[Collected data entries]
· · · · ·

## Preload all skip weights to LDS and stream skip activations via registers

For the non-F16 skip path, the kernel now DMAs every skip chunk's weights into the idle LDS buffers in one go at the last main stage. Skip-input activations are loaded straight from global memory into registers with double buffering, replacing the per-stage LDS staging and its barriers. The skip loop is restructured into raw_chunk, which processes YA and YB in the same pass and folds the scale into MFMA hooks. This aims to remove the per-skip-stage barrier and DMA round trips, but adds register pressure and global-load latency exposure, and limits the number of skip chunks to eight.

```diff
diff --git a/jax_nbody_emulator_with_dj_amd/csrc/nbe_kernels_wino.h b/jax_nbody_emulator_with_dj_amd/csrc/nbe_kernels_wino.h
--- a/jax_nbody_emulator_with_dj_amd/csrc/nbe_kernels_wino.h
+++ b/jax_nbody_emulator_with_dj_amd/csrc/nbe_kernels_wino.h
@@ -68,12 +68,17 @@
     const int nst = 4 * a.nchunk;
 
     const long to = (((long)z0 * a.H + y0) * a.W + x0) * 16;
-    const long wcm = (long)ct * nst * WGU * 16, wcs = (long)ct * a.nskip * TAPU * 16;
+    const long wcm = (long)ct * nst * WGU * 16;
+    auto wcs_of = [&] { return (long)ct * a.nskip * TAPU * 16; };
 
     struct Nxt { const char *xa, *xb, *w0; long dxd, psb; float sb; } nx;
     auto set_next = [&](int s) {
         const WinoSrc e = a.st[s];
-        nx.xa = e.xa + to; nx.xb = e.xb + to; nx.dxd = e.dxd; nx.psb = e.psb; nx.w0 = e.w + (SKIP && s >= nst ? wcs : wcm); nx.sb = e.sb;
+        nx.xa = e.xa + to; nx.xb = e.xb + to; nx.dxd = e.dxd; nx.psb = e.psb; nx.w0 = e.w + wcm; nx.sb = e.sb;
+    };
+    auto set_next_raw = [&](int s) {
+        const WinoSrc e = a.st[s];
+        nx.xa = e.xa + to; nx.xb = e.xb + to; nx.dxd = e.dxd; nx.psb = e.psb; nx.w0 = e.w + wcs_of(); nx.sb = e.sb;
     };
     unsigned lane16 = (unsigned)lane << 4;
     asm volatile("" : "+v"(lane16));
@@ -98,6 +103,16 @@
                 dma16s(nx.xa + (tensor ? nx.dxd : 0) + (long)pl * nx.psb, (unsigned)(row * a.W + col) * 16u,
                        lds + XBASE + buf * HQ_XB + tensor * HQ_XT + pl * HQ_PP + k * 64);
         }
+    };
+    constexpr int SKWU = 2 * TAPU;
+    static_assert(4 * SKWU <= WGU && 4 * SKWU <= HQ_XB && 2 * 8 <= NBE_MAX_WSKIP, "eight chunks of skip weights fit the idle buffers");
+    auto skw = [&](int buf, int sc) { return sc < 4 ? buf * WGU + sc * SKWU : XBASE + buf * HQ_XB + (sc - 4) * SKWU; };
+    auto dma_skipw = [&](int buf) {
+        unsigned l16 = (unsigned)lane;
+        asm volatile("v_lshlrev_b32 %0, 4, %0" : "+v"(l16));
+#pragma nounroll
+        for (int sc = 0; sc < a.nskip; ++sc)
+            dma16s(a.st[nst + 2 * sc].w + wcs_of() + (wave < 4 ? 0 : a.dws_delta) + (long)(wave & 3) * 1024, l16, lds + skw(buf, sc) + wave * 64);
     };
     constexpr bool ITEMREG = NBE_WINO_ITEMREG && !F16;
     int it_uu[3] = {0, 0, 0};
@@ -324,12 +339,34 @@
         NBE_SB; MM8(DY, wl, dxh, -1, nb, px); NBE_SB;
     };
 
+    struct RawB { half8 x[2][NT], d[2][NT]; };
+    RawB rb0, rb1;
+    const bool skdx = NOVEL || !(a.flags & F_SKIP_NODX);
+    auto raw_load = [&](int sc, RawB& b, bool on) {
+        int l = lane;
+        asm volatile("" : "+v"(l));
+        const unsigned vox = (unsigned)((wave + 1) * a.W + 1 + (l & 15)) * 16u;
+        const unsigned pl = (unsigned)(2 * ((l >> 4) & 1) + (l >> 5));
+#pragma unroll
+        for (int ab = 0; ab < 2; ++ab) {
+            const WinoSrc& e = a.st[nst + 2 * sc + ab];
+            const char* gx = e.xa + to + (on ? (long)pl * e.psb + vox : 0L);
+            const char* gd = gx + (skdx ? e.dxd : 0L);
+#pragma unroll
+            for (int nt = 0; nt < NT; ++nt) {
+                b.x[ab][nt] = *(const half8*)(gx + 256 * nt);
+                b.d[ab][nt] = *(const half8*)(gd + 256 * nt);
+            }
+        }
+    };
+
     constexpr int SH4 = HP_RS + 1, SH5 = HP_RS + 2, SH7 = 2 * HP_RS + 1;
     auto stage = [&](f32x4 (&Y)[NTILE], f32x4 (&DY)[NTILE], int s, auto nxt) {
         constexpr int NXT = decltype(nxt)::value;
         constexpr bool px = NXT == 1;
         const bool pre = px && s + 1 != 2 * a.nchunk;
-        if (NXT) set_next(s + 1);
+        if (NXT == 1) set_next(s + 1);
+        if (NXT == 2 && F16) set_next_raw(s + 1);
         int par = s & 1;
         asm volatile("" : "+s"(par));
         int nb = 1 - par;
@@ -340,7 +377,10 @@
         Xf xf;
         auto hk = [&](int k) { xf_step(g, xf, k); };
         auto none = [] {};
-        if (NXT == 2) dma_raw(nb);
+        if (NXT == 2) {
+            if (F16) dma_raw(nb);
+            else { dma_skipw(nb); raw_load(0, rb0, true); }
+        }
         if (px) st_load(0, g);
         pair(Y, DY, 0, nb, px, wb, xb + bP1,
              [&] { LB(xl, xb + 2 + bP32 + HQ_PP); }, [&] { LA(wh, wb + 2 * TAPU + aP); }, [&] { LB(xh, xb + 2 + bP32); },
@@ -389,56 +429,77 @@
              none, px, hk, [&] { if (px) { st_write(1, nb, xf); st_load(2, g); } });
         pair(Y, DY, -1, nb, px, wb + 7 * TAPU, xb + SH7 + bP1,
              [&] { if (pre) LB(xl, xbn + bP1 + HQ_PP); }, [&] { if (pre) LA(wh, wbn + aP); }, [&] { if (pre) LB(xh, xbn + bP1); },
-             [&] { asm volatile("s_waitcnt vmcnt(0) lgkmcnt(0)\n\ts_barrier" ::: "memory"); },
+             [&] {
+                 if (NXT == 2 && !F16) {
+                     __builtin_amdgcn_s_waitcnt(0x0070);
+                     asm volatile("s_barrier" ::: "memory");
+                 } else
+                 asm volatile("s_waitcnt vmcnt(0) lgkmcnt(0)\n\ts_barrier" ::: "memory");
+             },
              px, hk, [&] { if (px) st_write(2, nb, xf); });
     };
 
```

· · · · ·

Exercise: Copy out each line of the records character for character.

Exercise solution:
## Preload all skip weights to LDS and stream skip activations via registers

For the non-F16 skip path, the kernel now DMAs every skip chunk's weights into the idle LDS buffers in one go at the last main stage. Skip-input activations are loaded straight from global memory into registers with double buffering, replacing the per-stage LDS staging and its barriers. The skip loop is restructured into raw_chunk, which processes YA and YB in the same pass and folds the scale into MFMA hooks. This aims to remove the per-skip-stage barrier and DMA round trips, but adds register pressure and global-load latency exposure, and limits the number of skip chunks to eight.

```diff
diff --git a/jax_nbody_emulator_with_dj_amd/csrc/nbe_kernels_wino.h b/jax_nbody_emulator_with_dj_amd/csrc/nbe_kernels_wino.h
--- a/jax_nbody_emulator_with_dj_amd/csrc/nbe_kernels_wino.h
+++ b/jax_nbody_emulator_with_dj_amd/csrc/nbe_kernels_wino.h
@@ -68,12 +68,17 @@
     const int nst = 4 * a.nchunk;
 
     const long to = (((long)z0 * a.H + y0) * a.W + x0) * 16;
-    const long wcm = (long)ct * nst * WGU * 16, wcs = (long)ct * a.nskip * TAPU * 16;
+    const long wcm = (long)ct * nst * WGU * 16;
+    auto wcs_of = [&] { return (long)ct * a.nskip * TAPU * 16; };
 
     struct Nxt { const char *xa, *xb, *w0; long dxd, psb; float sb; } nx;
     auto set_next = [&](int s) {
         const WinoSrc e = a.st[s];
-        nx.xa = e.xa + to; nx.xb = e.xb + to; nx.dxd = e.dxd; nx.psb = e.psb; nx.w0 = e.w + (SKIP && s >= nst ? wcs : wcm); nx.sb = e.sb;
+        nx.xa = e.xa + to; nx.xb = e.xb + to; nx.dxd = e.dxd; nx.psb = e.psb; nx.w0 = e.w + wcm; nx.sb = e.sb;
+    };
+    auto set_next_raw = [&](int s) {
+        const WinoSrc e = a.st[s];
+        nx.xa = e.xa + to; nx.xb = e.xb + to; nx.dxd = e.dxd; nx.psb = e.psb; nx.w0 = e.w + wcs_of(); nx.sb = e.sb;
     };
     unsigned lane16 = (unsigned)lane << 4;
     asm volatile("" : "+v"(lane16));
@@ -98,6 +103,16 @@
                 dma16s(nx.xa + (tensor ? nx.dxd : 0) + (long)pl * nx.psb, (unsigned)(row * a.W + col) * 16u,
                        lds + XBASE + buf * HQ_XB + tensor * HQ_XT + pl * HQ_PP + k * 64);
         }
+    };
+    constexpr int SKWU = 2 * TAPU;
+    static_assert(4 * SKWU <= WGU && 4 * SKWU <= HQ_XB && 2 * 8 <= NBE_MAX_WSKIP, "eight chunks of skip weights fit the idle buffers");
+    auto skw = [&](int buf, int sc) { return sc < 4 ? buf * WGU + sc * SKWU : XBASE + buf * HQ_XB + (sc - 4) * SKWU; };
+    auto dma_skipw = [&](int buf) {
+        unsigned l16 = (unsigned)lane;
+        asm volatile("v_lshlrev_b32 %0, 4, %0" : "+v"(l16));
+#pragma nounroll
+        for (int sc = 0; sc < a.nskip; ++sc)
+            dma16s(a.st[nst + 2 * sc].w + wcs_of() + (wave < 4 ? 0 : a.dws_delta) + (long)(wave & 3) * 1024, l16, lds + skw(buf, sc) + wave * 64);
     };
     constexpr bool ITEMREG = NBE_WINO_ITEMREG && !F16;
     int it_uu[3] = {0, 0, 0};
@@ -324,12 +339,34 @@
         NBE_SB; MM8(DY, wl, dxh, -1, nb, px); NBE_SB;
     };
 
+    struct RawB { half8 x[2][NT], d[2][NT]; };
+    RawB rb0, rb1;
+    const bool skdx = NOVEL || !(a.flags & F_SKIP_NODX);
+    auto raw_load = [&](int sc, RawB& b, bool on) {
+        int l = lane;
+        asm volatile("" : "+v"(l));
+        const unsigned vox = (unsigned)((wave + 1) * a.W + 1 + (l & 15)) * 16u;
+        const unsigned pl = (unsigned)(2 * ((l >> 4) & 1) + (l >> 5));
+#pragma unroll
+        for (int ab = 0; ab < 2; ++ab) {
+            const WinoSrc& e = a.st[nst + 2 * sc + ab];
+            const char* gx = e.xa + to + (on ? (long)pl * e.psb + vox : 0L);
+            const char* gd = gx + (skdx ? e.dxd : 0L);
+#pragma unroll
+            for (int nt = 0; nt < NT; ++nt) {
+                b.x[ab][nt] = *(const half8*)(gx + 256 * nt);
+                b.d[ab][nt] = *(const half8*)(gd + 256 * nt);
+            }
+        }
+    };
+
     constexpr int SH4 = HP_RS + 1, SH5 = HP_RS + 2, SH7 = 2 * HP_RS + 1;
     auto stage = [&](f32x4 (&Y)[NTILE], f32x4 (&DY)[NTILE], int s, auto nxt) {
         constexpr int NXT = decltype(nxt)::value;
         constexpr bool px = NXT == 1;
         const bool pre = px && s + 1 != 2 * a.nchunk;
-        if (NXT) set_next(s + 1);
+        if (NXT == 1) set_next(s + 1);
+        if (NXT == 2 && F16) set_next_raw(s + 1);
         int par = s & 1;
         asm volatile("" : "+s"(par));
         int nb = 1 - par;
@@ -340,7 +377,10 @@
         Xf xf;
         auto hk = [&](int k) { xf_step(g, xf, k); };
         auto none = [] {};
-        if (NXT == 2) dma_raw(nb);
+        if (NXT == 2) {
+            if (F16) dma_raw(nb);
+            else { dma_skipw(nb); raw_load(0, rb0, true); }
+        }
         if (px) st_load(0, g);
         pair(Y, DY, 0, nb, px, wb, xb + bP1,
              [&] { LB(xl, xb + 2 + bP32 + HQ_PP); }, [&] { LA(wh, wb + 2 * TAPU + aP); }, [&] { LB(xh, xb + 2 + bP32); },
@@ -389,56 +429,77 @@
              none, px, hk, [&] { if (px) { st_write(1, nb, xf); st_load(2, g); } });
         pair(Y, DY, -1, nb, px, wb + 7 * TAPU, xb + SH7 + bP1,
              [&] { if (pre) LB(xl, xbn + bP1 + HQ_PP); }, [&] { if (pre) LA(wh, wbn + aP); }, [&] { if (pre) LB(xh, xbn + bP1); },
-             [&] { asm volatile("s_waitcnt vmcnt(0) lgkmcnt(0)\n\ts_barrier" ::: "memory"); },
+             [&] {
+                 if (NXT == 2 && !F16) {
+                     __builtin_amdgcn_s_waitcnt(0x0070);
+                     asm volatile("s_barrier" ::: "memory");
+                 } else
+                 asm volatile("s_waitcnt vmcnt(0) lgkmcnt(0)\n\ts_barrier" ::: "memory");
+             },
              px, hk, [&] { if (px) st_write(2, nb, xf); });
     };
 
```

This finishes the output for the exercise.